- **WHAT IS REQUIRED**: Set down, please, without alteration, the lines of the entries below from the first through the one containing "const int l31".

- **DATA SHOWN**:
template <int W, int MTW, int TPX, int RS>
__global__ __launch_bounds__(256) void dgrad_small_kernel(const DgradSmallParams p) {
    using C = DgradSmallCfg<W, MTW, TPX, RS>;
    constexpr int PG = C::PG, MTT = C::MTT, RPT = C::RPT, BPIX = C::BPIX, FPB = C::FPB, PF = C::PF, BR = C::BR;
    constexpr int IPOSF = C::IPOSF, IPOS = C::IPOS, IMG_BYTES = C::IMG_BYTES, WFR = C::WFR, WGT_BYTES = C::WGT_BYTES;
    constexpr int CPI = C::CPI, NQ = C::NQ, NLD = C::NLD, NFI = C::NFI, ESTR = C::ESTR;
    constexpr bool BAND = C::BAND;
    constexpr int NJ = (WFR + 3) / 4;
    constexpr unsigned MASKED = 0xFFFFFF00u;
    (void)BPIX; (void)PG;
    extern __shared__ __attribute__((aligned(16))) unsigned char lds[];
    const int tid = threadIdx.x, lane = tid & 63;
    const int wave = __builtin_amdgcn_readfirstlane(tid >> 6);
    const int pg = wave / RS, rs = wave - pg * RS;
    const int l31 = lane & 31, kk = lane >> 5;
    const int HW = p.H * W;
    int n0, rb;
    if (BAND) {
        const int bands = p.H / BR;
        n0 = blockIdx.x / bands;
        rb = (blockIdx.x - n0 * bands) * BR;
    } else {
        n0 = blockIdx.x * FPB;
        rb = 0;
    }
    const int nchunks = p.Cin >> 4;
    const auto rs_in = __builtin_amdgcn_make_buffer_rsrc(const_cast<float*>(p.in), 0,
                                                         (unsigned)((long)p.N * p.in_ns * 4), 0x00020000);

    unsigned b_off, h_off = MASKED;
    int b_dst, h_dst = 0;
    {
        const int cg = tid / NQ, pq = tid - cg * NQ;
        const int f = (pq * 4) / PF, pin = pq * 4 - f * PF;
        const int cl = cg * CPI;
        const bool ok = n0 + f < p.N;
        b_off = ok ? (unsigned)((long)(n0 + f) * p.in_ns * 4) + (unsigned)((cl * HW + rb * W + pin) * 4) : MASKED;
        b_dst = ((cl >> 3) * IPOS + f * IPOSF + W + pin) * 16 + (cl & 7) * 2;
        if (BAND) {
            const int ch = tid >> 4, hr = (tid >> 3) & 1, q = tid & 7;
            const int gy = hr ? rb + BR : rb - 1;
            h_off = (gy >= 0 && gy < p.H) ? (unsigned)((long)n0 * p.in_ns * 4) + (unsigned)((ch * HW + gy * W + 4 * q) * 4)
                                          : MASKED;
            h_dst = ((ch >> 3) * IPOS + (hr ? (BR + 1) * W : 0) + 4 * q) * 16 + (ch & 7) * 2;
        }
    }
    typedef unsigned u32x4_ __attribute__((ext_vector_type(4)));
    auto img_load1 = [&](f32x4 (&raw)[NLD], const int c, const int j) {
        const unsigned base = j < CPI ? b_off : h_off;
        const unsigned off = base == MASKED ? MASKED : base + (unsigned)((c * 16 + (j < CPI ? j : 0)) * HW * 4);
        const u32x4_ v = __builtin_amdgcn_raw_buffer_load_b128(rs_in, off, 0, 0);
        raw[j] = __builtin_bit_cast(f32x4, v);
    };
    auto img_store1 = [&](const f32x4 (&raw)[NLD], const int buf, const int e) {
        unsigned char* img = lds + buf * IMG_BYTES + e * 16;
        __bf16 hi[CPI], lo[CPI];
#pragma unroll
        for (int j = 0; j < CPI; ++j) {
            const float v = raw[j][e];
            hi[j] = (__bf16)v;
            lo[j] = (__bf16)(v - (float)hi[j]);
        }
        ds_store_bf16<CPI>(img + b_dst, hi);
        ds_store_bf16<CPI>(img + b_dst + 2 * IPOS * 16, lo);
        if (BAND) {
            const float v = raw[NLD - 1][e];
            const __bf16 h = (__bf16)v;
            *reinterpret_cast<__bf16*>(img + h_dst) = h;
            *reinterpret_cast<__bf16*>(img + h_dst + 2 * IPOS * 16) = (__bf16)(v - (float)h);
        }
    };
    unsigned w_off[NJ];
#pragma unroll
    for (int j = 0; j < NJ; ++j) {
        const int f = min(wave + 4 * j, WFR - 1);
        const int tp = f / MTT, mt = f - tp * MTT;
        const int dy = tp >> 1, pl = tp & 1;
        const int row = mt * 32 + l31;
        int dx = (row >= p.CP4) + (row >= 2 * p.CP4);
        int co = row - dx * p.CP4;
        if (co >= p.Cout) {
            dx = 0;
            co = p.Cout;
        }
        w_off[j] = (unsigned)((((dy * 3 + dx) * 2 + pl) * 2 + kk) * p.CoutP + co) * 16u;
    }
    const unsigned w_cstride = 36u * (unsigned)p.CoutP * 16u;
    auto wgt_dma = [&](const int c, const int buf) {
        unsigned char* dst0 = lds + 2 * IMG_BYTES + buf * WGT_BYTES;
        const unsigned char* src0 = p.wpk + (size_t)c * w_cstride;
#pragma unroll
        for (int j = 0; j < NJ; ++j) {
            const int f = min(wave + 4 * j, WFR - 1);
            __builtin_amdgcn_global_load_lds((const __attribute__((address_space(1))) void*)(src0 + w_off[j]),
                                             (__attribute__((address_space(3))) void*)(dst0 + f * 1024), 16, 0, 0);
        }
    };
    {
        f32x4* z4 = reinterpret_cast<f32x4*>(lds);
        for (int i = tid; i < 2 * IMG_BYTES / 16; i += 256) z4[i] = f32x4{0.f, 0.f, 0.f, 0.f};
        __syncthreads();
    }

    f32x16 acc[TPX][MTW];
#pragma unroll
    for (int t = 0; t < TPX; ++t)
#pragma unroll
        for (int m = 0; m < MTW; ++m)
#pragma unroll
            for (int r = 0; r < 16; ++r) acc[t][m][r] = 0.f;

    const int wp0 = pg * TPX * 32;
    const int wf = wp0 / PF;
    const int pos0 = wf * IPOSF + (wp0 - wf * PF) + l31;

    f32x4 rawA[NLD], rawB[NLD];
    wgt_dma(0, 0);
#pragma unroll
    for (int j = 0; j < NLD; ++j) img_load1(rawA, 0, j);
#pragma unroll
    for (int j = 0; j < NLD; ++j) img_load1(rawB, 1, j);
#pragma unroll
    for (int e = 0; e < 4; ++e) img_store1(rawA, 0, e);
    asm volatile("s_waitcnt vmcnt(0) lgkmcnt(0)" ::: "memory");
    __syncthreads();

    auto chunk = [&](auto st_, auto ld_, const int c, f32x4 (&rawC)[NLD], f32x4 (&rawN)[NLD]) {
        constexpr bool st = decltype(st_)::value, ld = decltype(ld_)::value;
        const int buf = c & 1;
        const bf16x8* img = reinterpret_cast<const bf16x8*>(lds + buf * IMG_BYTES) + kk * IPOS + pos0;
        const bf16x8* wl = reinterpret_cast<const bf16x8*>(lds + 2 * IMG_BYTES + buf * WGT_BYTES) + rs * MTW * 64 + lane;
        bf16x8 A[3][MTW][2];
#pragma unroll
        for (int dy = 0; dy < 3; ++dy)
#pragma unroll
            for (int m = 0; m < MTW; ++m)
#pragma unroll
                for (int pl = 0; pl < 2; ++pl) A[dy][m][pl] = wl[((dy * 2 + pl) * MTT + m) * 64];
        bf16x8 B[2][2];
        B[0][0] = img[0];
        B[0][1] = img[2 * IPOS];
#pragma unroll
        for (int fi = 0; fi < NFI; ++fi) {
            const int cur = fi & 1;
            if (fi + 1 < NFI) {
                B[cur ^ 1][0] = img[(fi + 1) * W];
                B[cur ^ 1][1] = img[2 * IPOS + (fi + 1) * W];
            }
            __builtin_amdgcn_sched_barrier(0);
#pragma unroll
            for (int combo = 0; combo < 3; ++combo) {
#pragma unroll
                for (int dy = 0; dy < 3; ++dy) {
                    const int ro = (fi - 1) - (dy - 1);
                    if (ro >= 0 && ro <= (TPX - 1) * RPT && ro % RPT == 0) {
#pragma unroll
                        for (int m = 0; m < MTW; ++m) {
                            if (combo == 0) DS_MFMA(acc[ro / RPT][m], A[dy][m][1], B[cur][0]);
                            if (combo == 1) DS_MFMA(acc[ro / RPT][m], A[dy][m][0], B[cur][1]);
                            if (combo == 2) DS_MFMA(acc[ro / RPT][m], A[dy][m][0], B[cur][0]);
                        }
                    }
                }
            }
            constexpr int SS = NFI / 3 > 0 ? NFI / 3 : 1;
#pragma unroll
            for (int k = 0; k < 4; ++k)
                if (st && (k * SS) / 4 == fi) img_store1(rawC, buf ^ 1, k);
            if (st && fi == SS) {
                __builtin_amdgcn_sched_barrier(0);
                wgt_dma(c + 1, buf ^ 1);
                __builtin_amdgcn_sched_barrier(0);
            }
#pragma unroll
            for (int k = 0; k < NLD; ++k)
                if (ld && SS + (k * SS) / NLD == fi) img_load1(rawN, c + 2, k);
            __builtin_amdgcn_sched_barrier(0);
        }
        if (ld) asm volatile("s_waitcnt vmcnt(%0)" ::"n"(NLD) : "memory");
        else asm volatile("s_waitcnt vmcnt(0)" ::: "memory");
        asm volatile("s_waitcnt lgkmcnt(0)" ::: "memory");
        __builtin_amdgcn_s_barrier();
    };
    {
        using T_ = std::integral_constant<bool, true>;
        using F_ = std::integral_constant<bool, false>;
        int c = 0;
        for (; c + 3 < nchunks; c += 2) {
            chunk(T_{}, T_{}, c, rawB, rawA);
            chunk(T_{}, T_{}, c + 1, rawA, rawB);
        }
        chunk(T_{}, F_{}, c, rawB, rawA);
        chunk(F_{}, F_{}, c + 1, rawA, rawB);
    }

    float* E = reinterpret_cast<float*>(lds) + pg * (MTT * 32 * ESTR);
#pragma unroll
    for (int t = 0; t < TPX; ++t) {
        if (t > 0) __syncthreads();
#pragma unroll
        for (int m = 0; m < MTW; ++m)
#pragma unroll
            for (int r = 0; r < 16; ++r)
                E[((rs * MTW + m) * 32 + (r & 3) + 8 * (r >> 2) + 4 * kk) * ESTR + l31] = acc[t][m][r];
        __syncthreads();
        const int wp = wp0 + t * 32;
        const int n = n0 + wf;
        if (n < p.N) {
            const int pix0 = rb * W + (wp - wf * PF);
            for (int idx = rs * 64 + lane; idx < p.Cout * 8; idx += RS * 64) {
                const int co = idx >> 3, q = idx & 7;
                const int x0 = (4 * q) & (W - 1);
                const bool hasL = x0 != 0, hasR = x0 + 4 != W;
                const float* e0 = E + co * ESTR + 4 * q;
                const float* e1 = e0 + p.CP4 * ESTR;
                const float* e2 = e1 + p.CP4 * ESTR;
                const f32x4 a = *reinterpret_cast<const f32x4*>(e0);
                const f32x4 b = *reinterpret_cast<const f32x4*>(e1);
                const f32x4 cc = *reinterpret_cast<const f32x4*>(e2);
                float aL = e0[hasL ? -1 : 0], cR = e2[hasR ? 4 : 0];
                aL = hasL ? aL : 0.f;
                cR = hasR ? cR : 0.f;
                f32x4 o;
                o[0] = aL + b[0] + cc[1];
                o[1] = a[0] + b[1] + cc[2];
                o[2] = a[1] + b[2] + cc[3];
                o[3] = a[2] + b[3] + cR;
                const bool first = co < p.cout_split;
                float* dst = first ? p.out1 + n * p.out1_ns + (long)co * HW + pix0 + 4 * q
                                   : p.out2 + n * p.out2_ns + (long)(co - p.cout_split) * HW + pix0 + 4 * q;
                const bool accm = first ? p.acc1 : p.acc2;
                if (p.vec) {
                    f32x4* d4 = reinterpret_cast<f32x4*>(dst);
                    if (accm) o += *d4;
                    *d4 = o;
                } else {
#pragma unroll
                    for (int e = 0; e < 4; ++e) dst[e] = accm ? o[e] + dst[e] : o[e];
                }
            }
        }
    }
}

- **WRITTEN SOLUTION**:
template <int W, int MTW, int TPX, int RS>
__global__ __launch_bounds__(256) void dgrad_small_kernel(const DgradSmallParams p) {
    using C = DgradSmallCfg<W, MTW, TPX, RS>;
    constexpr int PG = C::PG, MTT = C::MTT, RPT = C::RPT, BPIX = C::BPIX, FPB = C::FPB, PF = C::PF, BR = C::BR;
    constexpr int IPOSF = C::IPOSF, IPOS = C::IPOS, IMG_BYTES = C::IMG_BYTES, WFR = C::WFR, WGT_BYTES = C::WGT_BYTES;
    constexpr int CPI = C::CPI, NQ = C::NQ, NLD = C::NLD, NFI = C::NFI, ESTR = C::ESTR;
    constexpr bool BAND = C::BAND;
    constexpr int NJ = (WFR + 3) / 4;
    constexpr unsigned MASKED = 0xFFFFFF00u;
    (void)BPIX; (void)PG;
    extern __shared__ __attribute__((aligned(16))) unsigned char lds[];
    const int tid = threadIdx.x, lane = tid & 63;
    const int wave = __builtin_amdgcn_readfirstlane(tid >> 6);
    const int pg = wave / RS, rs = wave - pg * RS;
    const int l31 = lane & 31, kk = lane >> 5;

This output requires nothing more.